Find the string "save" in the records. Copy each line that has it.
# # # # #
def wino2d_bwd_transforms(dy, lddy, raw, ldraw, ybits, psc, psh, mean, invstd, coef, m1, m2, N, B, H, W, act, slope, want_dres):
    T2 = _L().efgh_wino2d_tiles(c_int32(B), c_int32(H), c_int32(W))
    dev = raw.device
    Vd = torch.empty((T2, 36, N), dtype=torch.float32, device=dev)
    Gy = torch.empty((T2, 36, N), dtype=torch.float32, device=dev)
    dres = torch.empty((B, H, W, N), dtype=torch.float32, device=dev) if want_dres else None
    LAZY_HITS[1] += 1
    _C.check(_L().efgh_wino2d_bwd_transforms(ptr(dy), c_int64(lddy), ptr(raw), c_int64(ldraw), ptr(ybits), ptr(psc), ptr(psh), ptr(mean),
                                             ptr(invstd), ptr(coef), ptr(m1), ptr(m2), c_int32(N), c_int32(B), c_int32(H), c_int32(W),
                                             c_int32(act), c_float(slope), ptr(Vd), ptr(Gy), ptr(dres), c_int64(N), _st()))
    return Vd, Gy, dres


def _wino2d_forward(d, A, a_off, lda, C, N, geom, Wp, pool=False, lazy=None, pre_v=None):
    B, H, W = geom[0], geom[1], geom[2]
    T = _L().efgh_wino2d_tiles(c_int32(B), c_int32(H), c_int32(W))
    dev = A.device if A is not None else pre_v.device
    Mb = torch.empty((T, 36, N), dtype=torch.float32, device=dev)
    if pre_v is not None:
        assert tuple(pre_v.shape) == (T, 36, C)
        V = pre_v
    else:
        V = torch.empty((T, 36, C), dtype=torch.float32, device=dev)
        wino2d_input(A, a_off, lda, C, B, H, W, V, lazy)
    if pre_v is None and W2V_KEEP and TLS.w2v_wanted and a_off == 0:
        with _LOCK:
            if len(W2V_CACHE) > 512:
                W2V_CACHE.clear()
            W2V_CACHE[(A.data_ptr(), lda, C, B, H, W)] = (V, A._version, threading.get_ident())
    _batched_plain_gemm(V, wino2d_weight(Wp, N, C), Mb, T, C, N)
    if pool:
        _C.check(_L().efgh_wino2d_output_pooled(ptr(Mb), ctypes.byref(d), _st()))
    else:
        _C.check(_L().efgh_wino2d_output(ptr(Mb), ctypes.byref(d), _st()))


def bn_finalize(stats, G, C, count, gamma, beta, rmean, rvar, momentum, eps, save=False):
    dev = stats.device
    scale = torch.empty(C, dtype=torch.float32, device=dev)
    shift = torch.empty(C, dtype=torch.float32, device=dev)
    sm = torch.empty(C, dtype=torch.float32, device=dev) if save else None
    si = torch.empty(C, dtype=torch.float32, device=dev) if save else None
    _C.check(_L().efgh_bn_finalize(ptr(stats), c_int32(G), c_int32(C), ctypes.c_double(count), ptr(gamma), ptr(beta),
                                   ptr(rmean), ptr(rvar), c_float(momentum), c_float(eps), ptr(scale), ptr(shift),
                                   ptr(sm), ptr(si), _st()))
    return scale, shift, sm, si


def col_stats(x, M, C, ld, x_off=0):
    G = _L().efgh_col_stats_groups(c_int64(M))
    stats = torch.empty((G, 2, C), dtype=torch.float32, device=x.device)
    _C.check(_L().efgh_col_stats(_C.c_void_p(x.data_ptr() + 4 * x_off), c_int64(M), c_int32(C), c_int64(ld),
                                 ptr(stats), _st()))
    return stats, G


def scale_shift_act(x, ldx, scale, shift, y, ldy, M, C, act=ACT_NONE, slope=0.0, res=None, ldr=0, x_off=0,
                    y_off=0, res_off=0, bits=None):
    if bits is not None:
        _C.check(_L().efgh_scale_shift_act_bits(
            _C.c_void_p(x.data_ptr() + 4 * x_off), c_int64(ldx), ptr(scale), ptr(shift),
            _C.c_void_p(0 if res is None else res.data_ptr() + 4 * res_off), c_int64(ldr),
            _C.c_void_p(y.data_ptr() + 4 * y_off), c_int64(ldy), ptr(bits), c_int64(M), c_int32(C), c_int32(act), c_float(slope),
            _st()))
        return
    _C.check(_L().efgh_scale_shift_act(
        _C.c_void_p(x.data_ptr() + 4 * x_off), c_int64(ldx), ptr(scale), ptr(shift),
        _C.c_void_p(0 if res is None else res.data_ptr() + 4 * res_off), c_int64(ldr),
        _C.c_void_p(y.data_ptr() + 4 * y_off), c_int64(ldy), c_int64(M), c_int32(C), c_int32(act), c_float(slope),
        _st()))


def maxpool2(x):
    B, H, W, C = x.shape
    y = torch.empty((B, H // 2, W // 2, C), dtype=torch.float32, device=x.device)
    _C.check(_L().efgh_maxpool2(ptr(x), ptr(y), c_int32(B), c_int32(H), c_int32(W), c_int32(C), _st()))
    return y


def maxpool_v2(x):
    B, H, W, C = x.shape
    y = torch.empty((B, H // 2, W, C), dtype=torch.float32, device=x.device)
    _C.check(_L().efgh_maxpool_v2(ptr(x), ptr(y), c_int32(B), c_int32(H), c_int32(W), c_int32(C), _st()))
    return y


def maxpool2_affine(raw, scale, shift, act, slope=0.0):
    B, H, W, C = raw.shape
    y = torch.empty((B, H // 2, W // 2, C), dtype=torch.float32, device=raw.device)
    _C.check(_L().efgh_maxpool2_affine(ptr(raw), ptr(scale), ptr(shift), c_int32(act), c_float(slope), ptr(y), c_int32(B),
                                       c_int32(H), c_int32(W), c_int32(C), _st()))
    return y


def maxpool2_bwd_affine(raw, scale, shift, act, slope, dy):
    B, H, W, C = raw.shape
    dx = torch.zeros_like(raw) if (H % 2 or W % 2) else torch.empty_like(raw)
    _C.check(_L().efgh_maxpool2_bwd_affine(ptr(raw), ptr(scale), ptr(shift), c_int32(act), c_float(slope), ptr(dy), ptr(dx),
                                           c_int32(B), c_int32(H), c_int32(W), c_int32(C), _st()))
    return dx


def nchw_to_nhwc(x, Cd=None):
    _C.require_cuda(x)
    x = x.contiguous()
    B, Cs = x.shape[0], x.shape[1]
    sp = tuple(x.shape[2:])
    HW = 1
    for s in sp:
        HW *= s
    Cd = Cd or Cs
# ... 199 lines not shown
    def fold_args(self):
        return None


def blur_r_dgrad(lv, draw, C0, w, C):
    from .lattice import filter_offsets
    H = lv.H
    Wd = blur_r_pack(w, filter_offsets(lv.radius)[1])
    dx = torch.empty((H, C), dtype=torch.float32, device=draw.device)
    blur_r_gemm(draw, draw.stride(0), C0, lv.F, Wd, C, H, dx, C, lv.nbr, flops=2.0 * H * lv.F * C * C0, hit=1)
    return dx


def range_image(pc, e_l, H, W, fov_up, fov_down):
    _C.require_cuda(pc, e_l)
    pc, e_l = pc.contiguous(), e_l.detach().contiguous()
    B, _, N = pc.shape
    dev = pc.device
    pix = torch.empty((B, N), dtype=torch.int32, device=dev)
    vals = torch.empty((B, N, 4), dtype=torch.float32, device=dev)
    win = torch.empty((B, H * W), dtype=torch.int32, device=dev)
    img = torch.empty((B, H, W, 4), dtype=torch.float32, device=dev)
    _C.check(_L().efgh_range_image(ptr(pc), ptr(e_l), c_int32(B), c_int32(N), c_int32(H), c_int32(W),
                                   ctypes.c_double(fov_up), ctypes.c_double(fov_down), ptr(pix), ptr(vals),
                                   ptr(win), ptr(img), _st()))
    return img, pix


def depth_image(pc, cam_T_velo, H, W):
    _C.require_cuda(pc, cam_T_velo)
    pc, P = pc.contiguous(), cam_T_velo.detach().contiguous()
    B, _, N = pc.shape
    dev = pc.device
    pix = torch.empty((B, N), dtype=torch.int32, device=dev)
    vals = torch.empty((B, N, 4), dtype=torch.float32, device=dev)
    win = torch.empty((B, H * W), dtype=torch.int32, device=dev)
    img = torch.empty((B, H, W, 4), dtype=torch.float32, device=dev)
    _C.check(_L().efgh_depth_image(ptr(pc), ptr(P), c_int32(B), c_int32(N), c_int32(H), c_int32(W), ptr(pix),
                                   ptr(vals), ptr(win), ptr(img), _st()))
    return img, pix


def rotate_nearest_u8(img, rot_deg, want_nchw=True, want_nhwc4=True):
    _C.require_cuda(img, rot_deg)
    img = img.detach().contiguous()
    B, _, H, W = img.shape
    o1 = torch.empty((B, 3, H, W), dtype=torch.float32, device=img.device) if want_nchw else None
    o2 = torch.empty((B, H, W, 4), dtype=torch.float32, device=img.device) if want_nhwc4 else None
    _C.check(_L().efgh_rotate_nearest_u8(ptr(img), ptr(rot_deg.detach().contiguous().float()), c_int32(B), c_int32(H),
                                         c_int32(W), ptr(o1), ptr(o2), _st()))
    return o1, o2


def minmax(x):
    B = x.shape[0]
    n = x.numel() // B
    G = _L().efgh_minmax_groups(c_int64(n))
    part = torch.empty((B, G, 2), dtype=torch.float32, device=x.device)
    mm = torch.empty((B, 2), dtype=torch.float32, device=x.device)
    _C.check(_L().efgh_minmax(ptr(x), c_int32(B), c_int64(n), ptr(part), ptr(mm), _st()))
    return mm


USE_MFMA_CORR = True


def corr_head(cam, rng, want_logit=False, want_aux=False):
    B, h, wc, C = cam.shape
    wr = rng.shape[2]
    assert C == 16 and rng.shape[1] == h
    off = int(wr / 8)
    wp = wr + 2 * off
    nj = wp - wc + 1
    dev = cam.device
    cam_mm, rng_mm = minmax(cam), minmax(rng)
    score = torch.empty((B, nj), dtype=torch.float32, device=dev)
    logit = torch.empty((B, nj), dtype=torch.float32, device=dev) if want_logit else None
    segw = (wc + 31) // 32
    nseg = ceil4((wc + segw - 1) // segw)
    mfma = USE_MFMA_CORR and (not want_aux or h * 16 >= 128) and h * segw * 16 < 65536 and nseg <= 32
    wpitch = wp + segw if mfma else wp
    rp = torch.empty((B, h, wpitch, C), dtype=torch.float32, device=dev)
    _C.check(_L().efgh_corr_pad(ptr(rng), ptr(rng_mm), c_int32(B), c_int32(h), c_int32(wr), c_int32(C),
                                c_int32(off), c_int32(wpitch), ptr(rp), _st()))
    if mfma:
        nsplit = max(d for d in range(1, 17) if h % d == 0)
        T = h // nsplit
        nseg_real = (wc + segw - 1) // segw
        Wc = torch.empty((B, nsplit, nseg, T, segw * 16), dtype=torch.float32, device=dev)
        _C.check(_L().efgh_corr_pack_cam(ptr(cam), ptr(cam_mm), c_int32(B), c_int32(h), c_int32(wc), c_int32(segw),
                                         c_int32(nseg), c_int32(nsplit), ptr(Wc), _st()))
        P = torch.empty((B, nsplit, wp, nseg), dtype=torch.float32, device=dev)
        geom = (1, T, wpitch, 1, wp, 1, 1, [], [], 1, wp, 1, 1, 0, 0)
        gather_gemm(rp, 16, segw * 16, T, Wc, nseg, wp, P, nseg, mode=3, geom=geom, flops=2.0 * B * nj * h * wc * 16,
                    batch=(B * nsplit, T * wpitch * 16, nseg * T * segw * 16, wp * nseg))
        _C.check(_L().efgh_corr_fold(ptr(P), c_int32(B), c_int32(nsplit), c_int64(wp), c_int32(nseg),
                                     c_int32(nseg_real), c_int32(segw), c_int32(nj), ptr(logit), ptr(score), _st()))
        if want_aux:
            return score, logit, rp, cam_mm, rng_mm
        return score, logit
    part = torch.empty((B, h, nj), dtype=torch.float32, device=dev)
    _C.check(_L().efgh_corr1d(ptr(rp), ptr(cam), ptr(cam_mm), c_int32(B), c_int32(h), c_int32(wc), c_int32(wp),
                              ptr(part), ptr(logit), ptr(score), _st()))
    if want_aux:
        return score, logit, rp, cam_mm, rng_mm
    return score, logit


PROFILE_WGRAD = None
PROFILE_WINO_WGRAD = None
PROFILE_THIN = None
USE_WINO_WGRAD = True


_SCRATCH = {}
WGRAD_SIDE = _os.environ.get('EFGH_WGRAD_STREAM', '1') != '0'


def wgrad_stream(device):
    from .nets import efghbackbone as bb
    return bb._side_stream(device, 2)


def reserve_comm_queue():
    global WGRAD_SIDE
    if _os.environ.get('EFGH_WGRAD_STREAM') is None:
        WGRAD_SIDE = False


def side_streams():
    from .nets import efghbackbone as bb
    return list(bb._SIDE.values())
DETERMINISTIC = False


def _scratch(nfloats, device):
    nfloats = int(nfloats)
    if nfloats <= 0:
        return None
    key = (device.index, _C.stream_ptr().value, threading.get_ident())
    t = _SCRATCH.get(key)
    if t is None or t.numel() < nfloats:
        t = _SCRATCH[key] = torch.empty(max(nfloats, 1 << 22), dtype=torch.float32, device=device)
    return t


FOLD_UNPACK = True
FOLD_UNPACK_HITS = [0]


def wgrad_lazy_capable(mode, C, N, geom):
    return geom is not None and min(C, N) >= 64 and wgrad_route(mode, C, N, len(geom[7]), geom) == 'wino2d'


_WGRAD_ENTRY = {'c4n4': ('efgh_c4n4_wgrad', 'efgh_c4n4_wgrad_workspace'), 'thin': ('efgh_thin_wgrad', 'efgh_thin_wgrad_workspace'),
                'sc_c4': ('efgh_sc_wgrad', 'efgh_sc_wgrad_workspace'), 'c4': ('efgh_c4_wgrad', 'efgh_c4_wgrad_workspace'),
                'sc': ('efgh_sc_wgrad', 'efgh_sc_wgrad_workspace'), 'gemm': ('efgh_gather_wgrad', 'efgh_gather_wgrad_workspace')}


def _wgrad_aligned(route, d, lda, ldg, G, dWp):
    if route == 'c4n4':
        return lda % 4 == 0 and ldg % 4 == 0 and dWp.data_ptr() % 16 == 0 and _L().efgh_c4n4_supported(ctypes.byref(d))
    return lda % 4 == 0 and ldg % 4 == 0 and d.A % 16 == 0 and G.data_ptr() % 16 == 0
# # # # #
Solution to this problem |
def bn_finalize(stats, G, C, count, gamma, beta, rmean, rvar, momentum, eps, save=False):
    sm = torch.empty(C, dtype=torch.float32, device=dev) if save else None
    si = torch.empty(C, dtype=torch.float32, device=dev) if save else None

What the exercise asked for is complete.